Creation story

Persephone

New Member
I found this on the following website and thought it was very interesting. I had to share it with you. http://historylink102.com/greece2/creation.htm

Creation Story, Cronus and Rhea
Birth of Zeus



According to Greek mythology, in the beginning there was nothing. This was called Chaos. From this nothingness came light, Mother Earth (Gaia) and Sky (Uranus) were formed. From Gaia and Uranus came six twins known as the Titans. The six twin Titans were named Oceanus and Thethys, Coeos and Phoebe, Hyperion and Thea, Creos and Themis, Iapetos and Clymene, and finally Cronos and Rhea.
Gaia and Uranus also gave birth to three Cyclopes, three giants, each with fifty heads and one-hundred arms. Uranus disliked his offspring, so he forced them to return to their mother’s womb.
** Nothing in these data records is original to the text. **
-__global__ void dec_round_end_kernel(DecompBufs b)
-{
-    DecompState *st = b.st;
-    if (blockIdx.x || threadIdx.x || st->dead) return;
-    st->dead = st->alive_after == 0;
-    st->n_comp += static_cast<int64_t>(st->scan_total >> 40);
-    st->n_vert += static_cast<int64_t>(st->scan_total & kLenMask);
-    if (st->n_comp <= st->comp_cap) b.o_off[st->n_comp] = st->n_vert;
-}
 
 size_t up256(size_t v) { return (v + 255) / 256 * 256; }
 
@@ -342,10 +401,11 @@
     b.nhi = c.take<uint64_t>(V); b.nlo = c.take<uint64_t>(V);
     b.bo_hi = c.take<uint64_t>(V); b.bi_hi = c.take<uint64_t>(V);
     b.bo_lo = c.take<uint64_t>(2 * V); b.bi_lo = c.take<uint64_t>(2 * V);
-    b.len_a = c.take<uint64_t>(V); b.pos = c.take<uint64_t>(V);
+    b.len_a = c.take<uint64_t>(V);
     b.pay = c.take<int64_t>(V);
     b.alive = c.take<uint8_t>(V); b.kind = c.take<uint8_t>(V);
     b.partials = c.take<uint64_t>(kDecompGrid + 1);
+    b.range_sums = c.take<uint64_t>(kMaxRangeParts);
     b.changed = c.take<uint32_t>(static_cast<size_t>(rounds) * static_cast<size_t>(iters));
     b.o_off = c.take<int64_t>(static_cast<size_t>(comp_cap) + 1);
     b.o_verts = c.take<int32_t>(static_cast<size_t>(vert_cap));
@@ -383,14 +443,14 @@
 constexpr int kWideGridDefault = 2048;
 inline dim3 wide_grid(const palace_ctx *ctx) { return dim3(ctx->match_grid > 0 ? ctx->match_grid : kWideGridDefault); }
 
-void enqueue_iterations(palace_ctx *ctx, const DecompBufs &b, int first, int n, uint64_t *count, int flag0, bool unique_hi)
+void enqueue_iterations(palace_ctx *ctx, const DecompBufs &b, int first, int n, uint64_t *count, int flag0, bool unique_hi, bool no_lo)
 {
     for (int k = 0; k < n; k++) {
         IterArgs a{((1ull << 21) - 1 - *count) << kStampShift, static_cast<uint64_t>((kPackedStamps - 1 - *count) & (kPackedStamps - 1)) << kPackedShift,
                    (first + k) & 1, k ? flag0 + k - 1 : -1, flag0 + k, unique_hi ? 1 : 0};
         (*count)++;
         hipLaunchKernelGGL(dec_propose_hi_kernel, wide_grid(ctx), kBlock, 0, ctx->stream, b, a);
-        if (!unique_hi) hipLaunchKernelGGL(dec_propose_lo_kernel, wide_grid(ctx), kBlock, 0, ctx->stream, b, a);
+        if (!unique_hi && !no_lo) hipLaunchKernelGGL(dec_propose_lo_kernel, wide_grid(ctx), kBlock, 0, ctx->stream, b, a);
         hipLaunchKernelGGL(dec_commit_kernel, wide_grid(ctx), kBlock, 0, ctx->stream, b, a);
     }
 }
@@ -399,33 +459,33 @@
 {
     hipLaunchKernelGGL(dec_heads_kernel, wide_grid(ctx), kBlock, 0, ctx->stream, b, round, last_flag);
     hipLaunchKernelGGL(dec_cycles_kernel, wide_grid(ctx), kBlock, 0, ctx->stream, b, round);
-    int rc = scan_u64(ctx, b.len_a, b.pos, &b.st->V, b.partials, &b.st->scan_total);
-    if (rc) return rc;
     hipLaunchKernelGGL(dec_emit_kernel, wide_grid(ctx), kBlock, 0, ctx->stream, b, round);
-    hipLaunchKernelGGL(dec_round_end_kernel, dim3(1), dim3(64), 0, ctx->stream, b);
     PALACE_HIP_TRY(hipGetLastError());
     return PALACE_OK;
 }
 
 }
 
-int decomp_begin(palace_ctx *ctx, const DecompBufs &b, int rounds, int64_t comp_cap, int64_t vert_cap)
+int decomp_begin(palace_ctx *ctx, const DecompBufs &b, DecompRun &run, int rounds, int64_t comp_cap, int64_t vert_cap, bool unique_hi)
 {
     PALACE_REQUIRE(rounds >= 1 && rounds <= kMaxRounds, "round count out of range");
     static_assert(kDecompGrid <= kDecompBlock, "scan_prefix_kernel scans the block sums with one workgroup");
     const int allow_packed = !ctx->match_two_word_keys && static_cast<int64_t>(rounds) * kMaxIters < kPackedStamps ? 1 : 0;
-    hipLaunchKernelGGL(dec_init_kernel, wide_grid(ctx), kBlock, 0, ctx->stream, b, comp_cap, vert_cap, rounds * kMaxIters, allow_packed);
+    run = DecompRun{};
+    run.no_lo = !unique_hi && allow_packed && b.kc && b.pack_bad;
+    hipLaunchKernelGGL(dec_init_kernel, wide_grid(ctx), kBlock, 0, ctx->stream, b, comp_cap, vert_cap, rounds * kMaxIters, allow_packed,
+                       run.no_lo ? 1 : 0);
     PALACE_HIP_TRY(hipGetLastError());
     return PALACE_OK;
 }
 
 int decomp_rounds(palace_ctx *ctx, const DecompBufs &b, int t0, int t1, int rounds, int aggressive, int iters, bool unique_hi,
-                  uint64_t *count)
+                  bool no_lo, uint64_t *count)
 {
     PALACE_REQUIRE(0 <= t0 && t0 <= t1 && t1 <= rounds && rounds <= kMaxRounds && iters >= 1 && iters <= kMaxIters, "round / iteration count out of range");
     for (int t = t0; t < t1; t++) {
         hipLaunchKernelGGL(dec_round_begin_kernel, wide_grid(ctx), kBlock, 0, ctx->stream, b, (aggressive && t == rounds - 1) ? 1 : 0);
-        enqueue_iterations(ctx, b, 0, iters, count, t * kMaxIters, unique_hi);
+        enqueue_iterations(ctx, b, 0, iters, count, t * kMaxIters, unique_hi, no_lo);
         int rc = enqueue_read_off(ctx, b, t, t * kMaxIters + iters - 1);
         if (rc) return rc;
     }
@@ -438,13 +498,13 @@
 {
     PALACE_REQUIRE(rounds >= 1 && rounds <= kMaxRounds, "round count out of range");
     constexpr int kBatch = 16;
-    hipLaunchKernelGGL(dec_init_kernel, wide_grid(ctx), kBlock, 0, ctx->stream, b, comp_cap, vert_cap, kBatch, 0);
+    hipLaunchKernelGGL(dec_init_kernel, wide_grid(ctx), kBlock, 0, ctx->stream, b, comp_cap, vert_cap, kBatch, 0, 0);
     uint64_t count = 0;
     for (int t = 0; t < rounds; t++) {
         hipLaunchKernelGGL(dec_round_begin_kernel, wide_grid(ctx), kBlock, 0, ctx->stream, b, (aggressive && t == rounds - 1) ? 1 : 0);
         for (int first = 0;; first += kBatch) {
             PALACE_HIP_TRY(hipMemsetAsync(b.changed, 0, kBatch * sizeof(uint32_t), ctx->stream));
-            enqueue_iterations(ctx, b, first, kBatch, &count, 0, unique_hi);
+            enqueue_iterations(ctx, b, first, kBatch, &count, 0, unique_hi, false);
             uint32_t last = 0;
             PALACE_HIP_TRY(hipMemcpyAsync(&last, b.changed + kBatch - 1, sizeof last, hipMemcpyDeviceToHost, ctx->stream));
             PALACE_HIP_TRY(hipStreamSynchronize(ctx->stream));
@@ -467,7 +527,7 @@
     const int t0 = run.next_round, t1 = std::min(rounds, t0 + (t0 == 0 ? first : kRoundsPerGroup));
     for (int t = t0; t < t1; t++) {
         const int iters = ctx->match_iters > 0 ? std::min(ctx->match_iters, kMaxIters) : (t == 0 ? kFirstRoundIters : kLaterRoundIters);
-        int rc = decomp_rounds(ctx, b, t, t + 1, rounds, aggressive, iters, unique_hi, &run.count);
+        int rc = decomp_rounds(ctx, b, t, t + 1, rounds, aggressive, iters, unique_hi, run.no_lo, &run.count);
         if (rc) return rc;
     }
     run.next_round = t1;
@@ -481,6 +541,7 @@
         PALACE_HIP_TRY(hipMemcpyAsync(h_state, b.st, sizeof *h_state, hipMemcpyDeviceToHost, ctx->stream));
         PALACE_HIP_TRY(hipStreamSynchronize(ctx->stream));
         if (h_state->unsettled) {
+            run.redone = true;
             int rc = reset_left();
             if (rc) return rc;
             rc = decomp_run_checked(ctx, b, rounds, aggressive, unique_hi, comp_cap, vert_cap, max_iterations);
diff --git a/palace_amd/csrc/decomp.hpp b/palace_amd/csrc/decomp.hpp
--- a/palace_amd/csrc/decomp.hpp
+++ b/palace_amd/csrc/decomp.hpp
@@ -20,6 +20,7 @@
 constexpr int kDecompBlock = 256;
 constexpr int kMaxRounds = 1024;
 constexpr int kMaxIters = 64;
+constexpr int kMaxRangeParts = 2048;
 
 struct DecompState {
     int32_t S, V;
@@ -28,9 +29,10 @@
     int64_t comp_cap, vert_cap;
     uint32_t unsettled;
     uint32_t overflow;
-    uint32_t bad;
+    uint32_t stalled;
     uint32_t dead;
     uint32_t packed;
+    uint32_t ticket;
     uint64_t scan_total;
     int64_t alive_after;
 };
@@ -48,10 +50,11 @@
     uint64_t *nhi = nullptr, *nlo = nullptr;
     uint64_t *bo_hi = nullptr, *bi_hi = nullptr;
     uint64_t *bo_lo = nullptr, *bi_lo = nullptr;
-    uint64_t *len_a = nullptr, *pos = nullptr;
+    uint64_t *len_a = nullptr;
     int64_t *pay = nullptr;
     uint8_t *alive = nullptr, *kind = nullptr;
     uint64_t *partials = nullptr;
+    uint64_t *range_sums = nullptr;
     uint32_t *changed = nullptr;
     int64_t *o_off = nullptr;
     int32_t *o_verts = nullptr, *o_iter = nullptr, *o_open = nullptr;
@@ -61,11 +64,11 @@
 size_t decomp_bytes(int64_t s_cap, int64_t e_cap, int64_t comp_cap, int64_t vert_cap, int rounds, int iters);
 void decomp_carve(DecompBufs &b, char *base, int64_t s_cap, int64_t e_cap, int64_t comp_cap, int64_t vert_cap, int rounds, int iters);
 constexpr int kFirstRoundIters = 7, kLaterRoundIters = 4, kRoundsPerGroup = 5, kFirstGroupRounds = 5;
-int decomp_begin(palace_ctx *ctx, const DecompBufs &b, int rounds, int64_t comp_cap, int64_t vert_cap);
+struct DecompRun { int next_round = 0; uint64_t count = 0; bool no_lo = false, redone = false; };
+int decomp_begin(palace_ctx *ctx, const DecompBufs &b, DecompRun &run, int rounds, int64_t comp_cap, int64_t vert_cap, bool unique_hi);
 int decomp_rounds(palace_ctx *ctx, const DecompBufs &b, int t0, int t1, int rounds, int aggressive, int iters, bool unique_hi,
-                  uint64_t *count);
+                  bool no_lo, uint64_t *count);
 
-struct DecompRun { int next_round = 0; uint64_t count = 0; };
 int decomp_group(palace_ctx *ctx, const DecompBufs &b, DecompRun &run, int rounds, int aggressive, bool unique_hi);
 int decomp_finish(palace_ctx *ctx, const DecompBufs &b, DecompRun &run, int rounds, int aggressive, bool unique_hi, int64_t comp_cap,
                   int64_t vert_cap, int64_t max_iterations, DecompState *h_state, const std::function<int()> &reset_left);
diff --git a/palace_amd/csrc/filter.hip b/palace_amd/csrc/filter.hip
--- a/palace_amd/csrc/filter.hip
+++ b/palace_amd/csrc/filter.hip
@@ -115,7 +115,7 @@
     if (kept) atomicAdd(reinterpret_cast<unsigned long long *>(&f.fs->n_kept2), static_cast<unsigned long long>(kept));
 }
 
-__global__ void st4_pass3_kernel(F f, const palace_graph_edge *__restrict__ edges)
+__device__ void pass3_body(const F &f, const palace_graph_edge *__restrict__ edges)
 {
     const int64_t n = f.fs->n_edges;
     int64_t kept = 0;
@@ -132,7 +132,7 @@
     if (kept) atomicAdd(reinterpret_cast<unsigned long long *>(&f.fs->n_kept3), static_cast<unsigned long long>(kept));
 }
 
-__global__ void st4_paths_kernel(F f)
+__device__ void paths_body(const F &f)
 {
     for (int64_t p = gtid(); p < f.n_paths; p += gsize()) {
         const int64_t a = f.path_off[p], b = f.path_off[p + 1];
@@ -149,6 +149,12 @@
         if (backed > 0 && (static_cast<double>(backed) / static_cast<double>(total) >= 0.5 || backed > 2000))
             for (int64_t k = a; k < b; k++) f.resc[f.path_tok[k] >> 1] = 1;
     }
+}
+
+__global__ void st4_pass3_paths_kernel(F f, const palace_graph_edge *__restrict__ edges)
+{
+    pass3_body(f, edges);
+    paths_body(f);
 }
 
 __global__ void st4_order_kernel(F f)
@@ -352,6 +358,17 @@
     for (int i = gtid(); i < n; i += gsize()) f.scan_in[i] = f.has_arc[i];
 }
 
+__device__ void bare_body(const F &f)
+{
+    const int n = f.fs->S_f, words = (n + 63) / 64;
+    for (int w = gtid(); w < words; w += gsize()) {
+        uint64_t bits = 0;
+        for (int k = 0; k < 64 && w * 64 + k < n; k++)
+            if (!f.has_arc[w * 64 + k]) bits |= 1ull << k;
+        f.bare[w] = bits;
+    }
+}
+
 __global__ void st4_sub_kernel(F f, DecompBufs b, const int32_t *__restrict__ cn)
 {
     FilterState *fs = f.fs;
@@ -381,6 +398,7 @@
         }
     }
     if (gtid() == 0) { b.st->S = n_sub; b.st->V = 2 * n_sub; b.st->E = n_arcs; }
+    bare_body(f);
 }
 
 __global__ void st4_left_kernel(F f, DecompBufs b, const int32_t *__restrict__ cn)
@@ -390,16 +408,6 @@
         if (f.has_arc[i]) b.left[static_cast<int32_t>(f.scan_out[i])] = max(1, cn[f.contig_of[i]]);
 }
 
-__global__ void st4_bare_kernel(F f)
-{
-    const int n = f.fs->S_f, words = (n + 63) / 64;
-    for (int w = gtid(); w < words; w += gsize()) {
-        uint64_t bits = 0;
-        for (int k = 0; k < 64 && w * 64 + k < n; k++)
-            if (!f.has_arc[w * 64 + k]) bits |= 1ull << k;
-        f.bare[w] = bits;
-    }
-}
 
 size_t up(size_t v) { return (v + 255) / 256 * 256; }
 uint64_t pow2_at_least(uint64_t v) { uint64_t p = 1024; while (p < v) p <<= 1; return p; }
@@ -603,8 +611,7 @@
         hipStream_t st = ctx->stream;
         hipLaunchKernelGGL(st4_begin_kernel, kG, kB, 0, st, f, d_n_edges, edge_bound);
         hipLaunchKernelGGL(st4_pass2_kernel, kG, kB, 0, st, f, d_edges);
-        hipLaunchKernelGGL(st4_pass3_kernel, kG, kB, 0, st, f, d_edges);
-        hipLaunchKernelGGL(st4_paths_kernel, kG, kB, 0, st, f);
+        hipLaunchKernelGGL(st4_pass3_paths_kernel, kG, kB, 0, st, f, d_edges);
         hipLaunchKernelGGL(st4_order_kernel, kG, kB, 0, st, f);
         PALACE_HIP_TRY(hipGetLastError());
         int rc2 = scan_u64(ctx, f.scan_in, f.scan_out, &f.fs->n_segs, s->b.partials, &f.fs->scan_total);
@@ -633,7 +640,6 @@
     int rc = scan_u64(ctx, f.scan_in, f.scan_out, &f.fs->S_f, s->b.partials, &f.fs->scan_total);
     if (rc) return rc;
     hipLaunchKernelGGL(st4_sub_kernel, kG, kB, 0, st, f, s->b, s->d_cn);
-    hipLaunchKernelGGL(st4_bare_kernel, kG, kB, 0, st, f);
     PALACE_HIP_TRY(hipGetLastError());
     return PALACE_OK;
 }
@@ -651,8 +657,7 @@
     s->f.use_paths = use_paths ? 1 : 0;
     int rc = enqueue_match(ctx, s, d_edges, use_paths != 0);
     if (rc) return rc;
-    s->run = DecompRun{};
-    if ((rc = decomp_begin(ctx, s->b, rounds, s->comp_cap, s->vert_cap))) return rc;
+    if ((rc = decomp_begin(ctx, s->b, s->run, rounds, s->comp_cap, s->vert_cap, false))) return rc;
     if ((rc = decomp_group(ctx, s->b, s->run, rounds, s->aggressive, false))) return rc;
     PALACE_HIP_TRY(hipMemcpyAsync(s->h_fs, s->f.fs, sizeof(FilterState), hipMemcpyDeviceToHost, ctx->stream));
     s->rounds = std::max(s->rounds, rounds);
@@ -692,6 +697,11 @@
         PALACE_HIP_TRY(hipMemcpyAsync(h_edge_flags, s->f.edge_flags, static_cast<size_t>(n_edges), hipMemcpyDeviceToHost, ctx->stream));
     PALACE_HIP_TRY(hipStreamSynchronize(ctx->stream));
     return PALACE_OK;
+}
+
+int palace_stage04_redone(const palace_stage04 *s)
+{
+    return s && s->matched && s->run.redone ? 1 : 0;
 }
 
 int palace_stage04_result(palace_ctx *ctx, palace_stage04 *s, palace_match_result **out, const int32_t **contig_of_out,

The pain of carrying the numerous children angered Gaia, and she made a plan for revenge against Uranus. She called upon the Titans to help her. The youngest, Cronos (master of time), came to her aid. Cronos, with his mother’s help, created a sickle and cut off his father’s genitals when his father came to be with his mother.
Cronos cast the cut off genitals into the sea. According to some versions of the myth, the goddess Aphrodite was created from the blood that dropped into the sea. In addition some of the blood dropped on to the earth creating all types of scary offspring.
After defeating his father, Cronos married his sister Rhea. The two had six children: Hestia, Demeter, Hera, Hades, Poseidon and Zeus. Cronos, after each birth, swallowed the first five children because of a prophecy that climed one of his children would overthrow him. Rhea tricked Cronos with the sixth child. Zeus, instead of handing Cronos the child, she gave him a rock in a blanket. Cronos swallowed it believing it was the baby. Rhea then smuggled the baby Zeus to the island of Crete to be raised by nymphs. Later Zeus would return to defeat his father in the battle between the Olympians and the Titans.
 

Goddess2u

Member
This is a great story. I can't say that I ever looked that far back or remember ever reading this before. I knew Cronus swallowed his children but never how he kept from swallowing Zeus.
 

Chintai

Member
Wow it's pretty bloodthirsty, isn't it? (I like that aspect of it, though I wonder how much was meant to be symbolic but has come to be represented as direct facts.)
 

James

New Member
Great story Persephone. I love the Greek creation myths. Although Chronos, the god of time, is actually a Protogenoi, a primeval Greek god, and Cronus or Kronos is the youngest Titan that castrated Uranus. The spellings are very similar which makes those two easily confused. I have always found it interesting that so many Greek myths are about a struggle between father and son.